Personalizzazione della pena pecuniaria: esclusi i dubbi di legittimità costituzionale
I dubbi di legittimità costituzionale. Con la sentenza n. 155/19, depositata il 21 giugno, la Corte Costituzionale dichiara la non fondatezza delle questioni di legittimità costituzionale sollevate dal GIP di Termini Imerese (trattate unitamente alle questioni avanzate dal GIP di Macerata) con riguardo alla nuova disposizione, introdotta per effetto dell’art. 1, comma 53, l. 23 giugno 2017, n. 103 (“Modifiche al codice penale, al codice di procedura penale e all’ordinamento penitenziario”), dell’art. 459, comma 1-bis, c.p.p., nella parte in cui prevede che il giudice, nel determinare l’ammontare della pena pecuniaria da irrogare in sostituzione di una pena detentiva, debba tener conto della condizione economica complessiva dell’imputato e del suo nucleo familiare e che il valore giornaliero di ragguaglio sia non inferiore ad euro 75 e non superiore a tre volte detto ammontare per ogni giorno di pena detentiva.

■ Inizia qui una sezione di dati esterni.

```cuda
template <int ROWSTEP_T, bool TREE, bool NODES, int TILE_H = kTileH>
static cudaError_t launch_tiles_tt(const DenseParams &P, const CascadeArgs &a, int tile0, int n_tiles, size_t smem, cudaStream_t stream) {
    if constexpr (ROWSTEP_T == 0 && !TREE && !NODES) {
        if (P.track_abs) {
            static SmemLimitCache limit_track;
            if (cudaError_t e = limit_track.ensure(k_cascade_tiles<0, false, false, TILE_H, kTilesCount, true>, smem)) return e;
            k_cascade_tiles<0, false, false, TILE_H, kTilesCount, true><<<dim3(n_tiles, a.n_frames), kDenseThreads, smem, stream>>>(P, a, tile0);
            return cudaGetLastError();
        }
    }
    static SmemLimitCache limit;
    if (cudaError_t e = limit.ensure(k_cascade_tiles<ROWSTEP_T, TREE, NODES, TILE_H, kTilesCount>, smem)) return e;
    k_cascade_tiles<ROWSTEP_T, TREE, NODES, TILE_H, kTilesCount><<<dim3(n_tiles, a.n_frames), kDenseThreads, smem, stream>>>(P, a, tile0);
    return cudaGetLastError();
}
template <int ROWSTEP_T>
static cudaError_t launch_tiles_t(const DenseParams &P, const CascadeArgs &a, int tile0, int n_tiles, size_t smem, cudaStream_t stream) {
    constexpr int R = ROWSTEP_T;
    if (P.exec_stages > P.tail_stages) return launch_tiles_tt<R, true, false>(P, a, tile0, n_tiles, smem, stream);
    if (P.tile_h == kTileHSmall) {
        if (P.npt > 1) return launch_tiles_tt<R, false, true, kTileHSmall>(P, a, tile0, n_tiles, smem, stream);
        return launch_tiles_tt<R, false, false, kTileHSmall>(P, a, tile0, n_tiles, smem, stream);
    }
    if (P.tile_h == 24) {
        if (P.exec_stages > P.tail_stages || P.npt > 1) return cudaErrorInvalidValue;
        return launch_tiles_tt<ROWSTEP_T, false, false, 24>(P, a, tile0, n_tiles, smem, stream);
    }
    if (P.tile_h != kTileH) return cudaErrorInvalidValue;
    if (P.npt > 1) return launch_tiles_tt<R, false, true>(P, a, tile0, n_tiles, smem, stream);
    return launch_tiles_tt<ROWSTEP_T, false, false>(P, a, tile0, n_tiles, smem, stream);
}

#ifdef CLFD_TILES_COUNT_TU
cudaError_t launch_cascade_patch_count(const DenseParams &P, const CascadeArgs &a, int n_sms, cudaStream_t stream) {
    return launch_patch_tt(P, a, n_sms, stream);
}
#else
cudaError_t launch_cascade_patch_count(const DenseParams &P, const CascadeArgs &a, int n_sms, cudaStream_t stream);
cudaError_t launch_cascade_patch(const DenseParams &P, const CascadeArgs &a, int n_sms, cudaStream_t stream) {
    if (a.n_frames == 0) return cudaSuccess;
    return a.count_exact ? launch_cascade_patch_count(P, a, n_sms, stream) : launch_patch_tt(P, a, n_sms, stream);
}
#endif
#ifdef CLFD_TILES_COUNT_TU
cudaError_t launch_cascade_tiles_count(const DenseParams &P, const CascadeArgs &a, int tile0, int n_tiles, cudaStream_t stream) {
#else
cudaError_t launch_cascade_tiles_count(const DenseParams &P, const CascadeArgs &a, int tile0, int n_tiles, cudaStream_t stream);
cudaError_t launch_cascade_tiles(const DenseParams &P, const CascadeArgs &a, int tile0, int n_tiles, cudaStream_t stream) {
    if (a.count_exact) return launch_cascade_tiles_count(P, a, tile0, n_tiles, stream);
#endif
    if (n_tiles <= 0 || a.n_frames == 0) return cudaSuccess;
    const size_t smem = dense_smem_plan(P).total;
    const int rowstep = (kDenseThreads / kTileW) * P.ystep * P.tile_stride * 4;
    constexpr int r20_1 = dense_rowstep_ce(20, 1), r20_2 = dense_rowstep_ce(20, 2);
    constexpr int r24_1 = dense_rowstep_ce(24, 1), r24_2 = dense_rowstep_ce(24, 2);
    static_assert(r20_1 == r24_1 && r20_2 == r24_2 && r20_2 != r20_1, "row steps must be distinct switch labels");
    if (P.track_abs && P.exec_stages <= P.tail_stages && P.npt == 1) return launch_tiles_t<0>(P, a, tile0, n_tiles, smem, stream);
    switch (rowstep) {
        case r20_1: return launch_tiles_t<r20_1>(P, a, tile0, n_tiles, smem, stream);
        case r20_2: return launch_tiles_t<r20_2>(P, a, tile0, n_tiles, smem, stream);
        default:    return launch_tiles_t<0>(P, a, tile0, n_tiles, smem, stream);
    }
}

#ifndef CLFD_TILES_COUNT_TU
__global__ void __launch_bounds__(256) k_enqueue_all(const CascadeArgs a) {
    const long long w = (long long)blockIdx.x * 256 + threadIdx.x;
    const int frame = blockIdx.y;
    if (w == 0 && frame == 0) a.counters[1] = (ull)a.windows_per_frame * a.n_frames;
    if (w >= a.windows_per_frame) return;
    int lo = 0, hi = a.n_cas_levels - 1;
    while (lo < hi) {
        const int mid = (lo + hi + 1) >> 1;
        if (__ldg(&a.cas_levels[mid].win_base) <= w) lo = mid; else hi = mid - 1;
    }
    const int nx = __ldg(&a.cas_levels[lo].nx), ystep = __ldg(&a.cas_levels[lo].ystep);
    const int local = (int)(w - __ldg(&a.cas_levels[lo].win_base));
    const int iy = local / nx, ix = local - iy * nx;
    QueueItem it;
    it.key = ((uint32_t)frame << 16) | ((uint32_t)lo << 8);
    it.xy = ((uint32_t)(iy * ystep) << 16) | (uint32_t)(ix * ystep);
    a.queue[(size_t)frame * a.windows_per_frame + w] = it;
}

cudaError_t launch_enqueue_all(const CascadeArgs &a, cudaStream_t stream) {
    if (a.windows_per_frame == 0 || a.n_frames == 0) return cudaSuccess;
// ... 279 lines not shown
```

Measured before the change: 2852.

## Assign consecutive window rows per thread and reuse rectangle pair sums across rows

Each thread now handles vertically adjacent windows instead of rows strided by the thread-row count, so per-slot row offset becomes a single ystep row. The host packer computes a per-stump descriptor recording when one rectangle corner-pair difference equals another pair shifted down by 1-3 rows. In the fixed-offset kernel path, already loaded pair differences from earlier slots are reused instead of reloaded from shared memory. This cuts shared-memory loads but adds registers (h[6][K]); launch bounds now request min-blocks occupancy. The compaction class assignment is also reworked for the new mapping.

After: 2558, median of 6. -10.3%, worse.

```diff
diff --git a/clfacedetection_b200/csrc/haar_pack.cpp b/clfacedetection_b200/csrc/haar_pack.cpp
--- a/clfacedetection_b200/csrc/haar_pack.cpp
+++ b/clfacedetection_b200/csrc/haar_pack.cpp
@@ -221,6 +221,20 @@
         d.left = nd.left; d.right = nd.right;
         d.flags = (nd.tilted ? 1 : 0) | (nr << 8);
     }
+}
+
+static uint32_t reuse_descriptor(const uint32_t off[12], bool six, int64_t row_bytes) {
+    auto shift = [&](int p, int s) -> uint32_t {
+        const int64_t d0 = (int64_t)off[2 * s] - off[2 * p], d1 = (int64_t)off[2 * s + 1] - off[2 * p + 1];
+        if (d0 != d1 || d0 <= 0 || d0 % row_bytes != 0 || d0 / row_bytes > 3) return 0u;
+        return (uint32_t)(d0 / row_bytes);
+    };
+    if (six) {
+        uint32_t mef = shift(0, 1), meg = shift(0, 2);
+        if (mef && meg) (mef <= meg ? meg : mef) = 0u;
+        return mef | (meg << 2) | (shift(1, 0) << 4) | (shift(2, 0) << 6);
+    }
+    return shift(0, 1) | (shift(2, 3) << 2) | (off[11] != 0u ? shift(4, 5) << 4 : 0u);
 }
 
 static void pack_dense_one(const HostCascade &c, int ystep, DenseParams &P, std::vector<TailStump> &tail,
@@ -362,6 +376,7 @@
         if (e < elig) P.stage[e] = ds;
     }
     const bool share_corners = !getenv("CLFD_NO_SHARED_CORNERS");
+    const int64_t row_bytes = (int64_t)ystep * P.tile_stride * 4;
     int ns = 0, nstump = 0;
     while (ns < elig && nstump + c.st_ntrees[ns] * P.npt <= kMaxDenseStumps) {
         P.stage[ns].first = (uint16_t)nstump;
@@ -376,12 +391,13 @@
                     const int pl = pr[0], mi = pr[1];
                     if (A[pl] != B[pl] || A[mi] != B[mi]) continue;
                     const int opl = pl == 0 ? 3 : 0, omi = mi == 1 ? 2 : 1;
-                    const uint32_t o[6] = {A[pl], A[mi], A[opl], A[omi], B[opl], B[omi]};
+                    const uint32_t o[6] = {A[pl], A[mi], A[omi], A[opl], B[omi], B[opl]};
                     for (int q = 0; q < 12; q++) st.off[q] = q < 6 ? o[q] : 0;
                     shared = true;
                     break;
                 }
             }
+            if (P.npt == 1) st.meta = reuse_descriptor(st.off, shared, row_bytes);
             (shared ? six : rest).push_back(st);
         }
         P.stage[ns].n_shared = (uint32_t)six.size();
diff --git a/clfacedetection_b200/csrc/kernels_clod.cu b/clfacedetection_b200/csrc/kernels_clod.cu
--- a/clfacedetection_b200/csrc/kernels_clod.cu
+++ b/clfacedetection_b200/csrc/kernels_clod.cu
@@ -233,22 +233,60 @@
     return (S >= thr ? 1 : 0) | (fabs(__dsub_rn(S, thr)) <= __dmul_rn(1e-5, fabs(thr)) ? 2 : 0);
 }
 
+constexpr uint32_t kMaxPairShift = 2u;
+template <int KK>
+__device__ __forceinline__ bool pair_reusable(uint32_t m) { return KK > 0 && m != 0u && m <= (uint32_t)KK && m <= kMaxPairShift; }
+template <int KK, int K>
+__device__ __forceinline__ int pair_from(const int (&h)[K], uint32_t m) {
+    int v = h[KK >= 1 ? KK - 1 : 0];
+    if (KK >= 2 && m == 2u) v = h[KK >= 2 ? KK - 2 : 0];
+    if (KK >= 3 && kMaxPairShift >= 3 && m == 3u) v = h[KK >= 3 ? KK - 3 : 0];
+    return v;
+}
+template <int KK, int K, int ROWSTEP, int PP>
+__device__ __forceinline__ int pair_load(const uint32_t (&c)[12], int (&h)[6][K]) {
+    const int v = lds32i<KK * ROWSTEP>(c[2 * PP]) - lds32i<KK * ROWSTEP>(c[2 * PP + 1]);
+    h[PP][KK] = v;
+    return v;
+}
+template <int KK, int K, int ROWSTEP, int PP, int SRC>
+__device__ __forceinline__ int pair_reuse(const uint32_t (&c)[12], int (&h)[6][K], uint32_t m) {
+    if (pair_reusable<KK>(m)) {
+        const int v = pair_from<KK, K>(h[SRC], m);
+        h[PP][KK] = v;
+        return v;
+    }
+    return pair_load<KK, K, ROWSTEP, PP>(c, h);
+}
+
 template <int KK, int K, bool FIXED, int ROWSTEP, bool SHARED, bool NODES, bool TRACK>
 __device__ __forceinline__ void stump_filter_window(const StumpRegs &q, bool dbl, bool three, float eps, const uint32_t (&c)[12],
                                                     const uint32_t (&base)[K], const float (&sg)[K], float (&S)[K], bool (&near)[K],
-                                                    uint32_t (&at)[K], float (&Sa)[K]) {
+                                                    uint32_t (&at)[K], float (&Sa)[K], int (&h)[6][K]) {
     const float eps4 = eps * 0.25f;
     constexpr int IMM = KK * ROWSTEP;
+    constexpr bool REUSE = FIXED && !NODES;
     const uint32_t b = base[FIXED ? 0 : KK];
     int r0, r1;
     if (SHARED) {
         int e, f, g;
-        if (FIXED) {
+        if (REUSE) {
+            const uint32_t d = q.meta, mef = d & 3u, meg = (d >> 2) & 3u;
+            if (pair_reusable<KK>(mef)) { e = pair_from<KK, K>(h[1], mef); h[0][KK] = e; }
+            else if (pair_reusable<KK>(meg)) { e = pair_from<KK, K>(h[2], meg); h[0][KK] = e; }
+            else e = pair_load<KK, K, ROWSTEP, 0>(c, h);
+            f = pair_reuse<KK, K, ROWSTEP, 1, 0>(c, h, (d >> 4) & 3u);
+            g = pair_reuse<KK, K, ROWSTEP, 2, 0>(c, h, (d >> 6) & 3u);
+        } else if (FIXED) {
             e = lds32i<IMM>(c[0]) - lds32i<IMM>(c[1]); f = lds32i<IMM>(c[2]) - lds32i<IMM>(c[3]); g = lds32i<IMM>(c[4]) - lds32i<IMM>(c[5]);
         } else {
             e = lds32(b + q.o[0]) - lds32(b + q.o[1]); f = lds32(b + q.o[2]) - lds32(b + q.o[3]); g = lds32(b + q.o[4]) - lds32(b + q.o[5]);
         }
-        r0 = e + f; r1 = e + g;
+        r0 = e - f; r1 = e - g;
+    } else if (REUSE) {
+        const uint32_t d = q.meta;
+        r0 = pair_reuse<KK, K, ROWSTEP, 0, 1>(c, h, d & 3u) - pair_load<KK, K, ROWSTEP, 1>(c, h);
+        r1 = pair_reuse<KK, K, ROWSTEP, 2, 3>(c, h, (d >> 2) & 3u) - pair_load<KK, K, ROWSTEP, 3>(c, h);
     } else if (FIXED) {
         r0 = lds32i<IMM>(c[0]) - lds32i<IMM>(c[1]) - lds32i<IMM>(c[2]) + lds32i<IMM>(c[3]);
         r1 = lds32i<IMM>(c[4]) - lds32i<IMM>(c[5]) - lds32i<IMM>(c[6]) + lds32i<IMM>(c[7]);
@@ -261,7 +299,8 @@
     float m = __fmaf_rn(fabsf(p0), eps4, __fmul_rn(fabsf(q.thr), __fmul_rn(sg[KK], eps)));
     if (!SHARED && three) {
         int r2;
-        if (FIXED) r2 = lds32i<IMM>(c[8]) - lds32i<IMM>(c[9]) - lds32i<IMM>(c[10]) + lds32i<IMM>(c[11]);
+        if (REUSE) r2 = pair_reuse<KK, K, ROWSTEP, 4, 5>(c, h, (q.meta >> 4) & 3u) - pair_load<KK, K, ROWSTEP, 5>(c, h);
+        else if (FIXED) r2 = lds32i<IMM>(c[8]) - lds32i<IMM>(c[9]) - lds32i<IMM>(c[10]) + lds32i<IMM>(c[11]);
         else r2 = lds32(b + q.o[8]) - lds32(b + q.o[9]) - lds32(b + q.o[10]) + lds32(b + q.o[11]);
         m = __fmaf_rn(fabsf(s32), eps4, m);
         s32 = __fmaf_rn(__int2float_rn(r2), q.w2, s32);
@@ -294,10 +333,11 @@
 #pragma unroll
         for (int k = 0; k < K; k++) at[k] = 0u;
     }
-    stump_filter_window<0, K, FIXED, ROWSTEP, SHARED, NODES, TRACK>(q, dbl, three, eps, c, base, sg, S, near, at, Sa);
-    if (K > 1) stump_filter_window<(K > 1 ? 1 : 0), K, FIXED, ROWSTEP, SHARED, NODES, TRACK>(q, dbl, three, eps, c, base, sg, S, near, at, Sa);
-    if (K > 2) stump_filter_window<(K > 2 ? 2 : 0), K, FIXED, ROWSTEP, SHARED, NODES, TRACK>(q, dbl, three, eps, c, base, sg, S, near, at, Sa);
-    if (K > 3) stump_filter_window<(K > 3 ? 3 : 0), K, FIXED, ROWSTEP, SHARED, NODES, TRACK>(q, dbl, three, eps, c, base, sg, S, near, at, Sa);
+    int h[6][K];
+    stump_filter_window<0, K, FIXED, ROWSTEP, SHARED, NODES, TRACK>(q, dbl, three, eps, c, base, sg, S, near, at, Sa, h);
+    if (K > 1) stump_filter_window<(K > 1 ? 1 : 0), K, FIXED, ROWSTEP, SHARED, NODES, TRACK>(q, dbl, three, eps, c, base, sg, S, near, at, Sa, h);
+    if (K > 2) stump_filter_window<(K > 2 ? 2 : 0), K, FIXED, ROWSTEP, SHARED, NODES, TRACK>(q, dbl, three, eps, c, base, sg, S, near, at, Sa, h);
+    if (K > 3) stump_filter_window<(K > 3 ? 3 : 0), K, FIXED, ROWSTEP, SHARED, NODES, TRACK>(q, dbl, three, eps, c, base, sg, S, near, at, Sa, h);
 }
 
 template <int K, bool FIXED, int ROWSTEP, bool NODES, bool TRACK>
@@ -444,12 +484,11 @@
     c.code_mul = P.is_tree ? 2 : 1;
     const float inf = __int_as_float(0x7f800000);
 
-    constexpr int kRowsPerSlot = kDenseThreads / kTileW;
-    const int wx = tid & (kTileW - 1), wy0 = tid / kTileW;
+    const int wx = tid & (kTileW - 1), wy1 = (tid / kTileW) * kDenseSlots;
     uint32_t alive = 0;
 #pragma unroll
     for (int k = 0; k < kDenseSlots; k++) {
-        const int wy = wy0 + k * kRowsPerSlot;
+        const int wy = wy1 + k;
         const int wid = wy * kTileW + wx;
         if (wx < n_wx && wy < n_wy) {
             bool eq_flat, live = true;
@@ -479,7 +518,7 @@
             bool near[kDenseChunk];
 #pragma unroll
             for (int k = 0; k < kDenseChunk; k++) {
-                const int wy = wy0 + (k0 + k) * kRowsPerSlot;
+                const int wy = wy1 + k0 + k;
                 base[k] = c.tile + (uint32_t)(wy * c.row_mul + wx * 4);
                 sg[k] = sgf[wy * kTileW + wx];
                 Ssum[k] = 0.f;
@@ -493,7 +532,7 @@
 #pragma unroll
             for (int k = 0; k < kDenseChunk; k++) {
                 if (!((m4 >> k) & 1u)) continue;
-                const int wid = (wy0 + (k0 + k) * kRowsPerSlot) * kTileW + wx;
+                const int wid = (wy1 + k0 + k) * kTileW + wx;
                 if (!stage_verdict<NODES, COUNT, TRACK>(P, c, P.stage[s], sthr, seps, wid, Ssum[k], near[k], Sabs[k])) {
                     alive &= ~(1u << (k0 + k));
                     if (c.codes) dense_write_code(c, wid, s * c.code_mul);
@@ -504,19 +543,23 @@
 
     constexpr int kClassCap = kTileWindows / 32;
     constexpr int kSeg = kTileWindows / kDenseWarps;
+    constexpr int kClassesPerThread = kDenseSlots < 4 ? kDenseSlots : 4;
+    constexpr uint32_t kClassSlots = 0x11u;
     int n_alive;
     uint16_t *cur;
     if (kPooledStages && P.pool_min > 0) {
         uint16_t *cl_in = list, *cl_out = reinterpret_cast<uint16_t *>(smem_raw + plan.pool);
         int *cnt_in = ctl + kCtlCount, *cnt_out = ctl + kCtlCountB, *cnt_zero = ctl + kCtlCountC;
         {
-            const int na = __popc(alive);
-            if (na) {
-                const int cq = (wx + 8 * wy0) & 31;
-                int at = atomicAdd(cnt_in + cq, na);
     #pragma unroll
-                for (int k = 0; k < kDenseSlots; k++)
-                    if ((alive >> k) & 1u) cl_in[cq * kClassCap + at++] = (uint16_t)((wy0 + k * kRowsPerSlot) * kTileW + wx);
+            for (int j = 0; j < kClassesPerThread; j++) {
+                const uint32_t mine = alive & (kClassSlots << j);
+                if (!mine) continue;
+                const int cq = (wx + 8 * (wy1 + j)) & 31;
+                int at = atomicAdd(cnt_in + cq, __popc(mine));
+    #pragma unroll
+                for (int k = j; k < kDenseSlots; k += 4)
+                    if ((mine >> k) & 1u) cl_in[cq * kClassCap + at++] = (uint16_t)((wy1 + k) * kTileW + wx);
             }
         }
         __syncthreads();
@@ -608,8 +651,12 @@
 
         cur = cl_out + warp * kSeg;
     } else {
-        const int na = __popc(alive), cq = (wx + 8 * wy0) & 31;
-        int at = na ? atomicAdd(ctl + kCtlCount + cq, na) : 0;
+        int at[kClassesPerThread];
+#pragma unroll
+        for (int j = 0; j < kClassesPerThread; j++) {
+            const int na = __popc(alive & (kClassSlots << j));
+            at[j] = na ? atomicAdd(ctl + kCtlCount + ((wx + 8 * (wy1 + j)) & 31), na) : 0;
+        }
         __syncthreads();
         const int h = ctl[kCtlCount + lane];
         int incl = h;
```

La ratio della norma. Secondo il giudice rimettente, in tale previsione, vi sarebbe una violazione degli artt. 3, 27, commi 1 e 3 e 111 Cost.. Di diverso avviso però la Corte Costituzionale, che, nel rigettare le questioni di legittimità costituzionale, ha rammentato la ratio del procedimento per decreto: «Il nuovo comma 1-bis dell’art. 459 c.p.p. in questa sede censurato – che consente di determinare entro una forbice piuttosto ampia (da 75 a 225 euro) il tasso di conversione giornaliero della pena detentiva in sede di decreto penale di condanna – costituisce per l’appunto la risposta del legislatore alle esigenze emerse nella prassi, calibrate sulle specificità del procedimento per decreto: un procedimento che scommette sulla possibilità che l’imputato accetti la pena irrogatagli al di fuori del contraddittorio, con conseguente prezioso risparmio di energie per la giurisdizione penale, in cambio – in genere – di un consistente sconto rispetto allo stesso minimo edittale della pena e – in ogni caso – a fronte della rinuncia alla pena detentiva da parte della pubblica accusa». Tale considerazione ha portato il Giudice delle Leggi ad escludere la manifesta irragionevolezza della disciplina censurata.
Infondati sono anche i dubbi di legittimità in relazione all’art. 3 Cost. e alla presunta «irragionevole disparità di trattamento fra i soggetti meno abbienti (giudicati più favorevolmente) ed i soggetti più abbienti (giudicati meno favorevolmente)». Ed infatti sottolinea la sentenza che «la graduazione della sanzione pecuniaria a seconda delle condizioni economiche dell’imputato e del suo nucleo familiare, lungi dal risultare lesiva dell’art. 3 Cost., ne realizza precipuamente il fine di evitare un’impropria parificazione di situazioni e condizioni tra loro diverse. La considerazione delle condizioni economiche del reo nella determinazione della pena pecuniaria costituisce, a ben guardare, un naturale riflesso dello stesso principio costituzionale di eguaglianza, dal momento che l’impatto “esistenziale” di sanzioni pecuniarie di identico importo può essere in concreto assai diverso, secondo le differenti condizioni dell’autore».
Risulta infine rispettato anche il principio della personalità della responsabilità penale (art. 27, comma 1, Cost.) posto che la norma mira proprio ad un maggior grado di «di individualizzazione della pena […], essendo evidente, ad esempio, come l’impatto della sanzione pecuniaria sia diverso a seconda della sussistenza o meno di oneri di mantenimento di altri componenti del nucleo familiare privi di proprie risorse».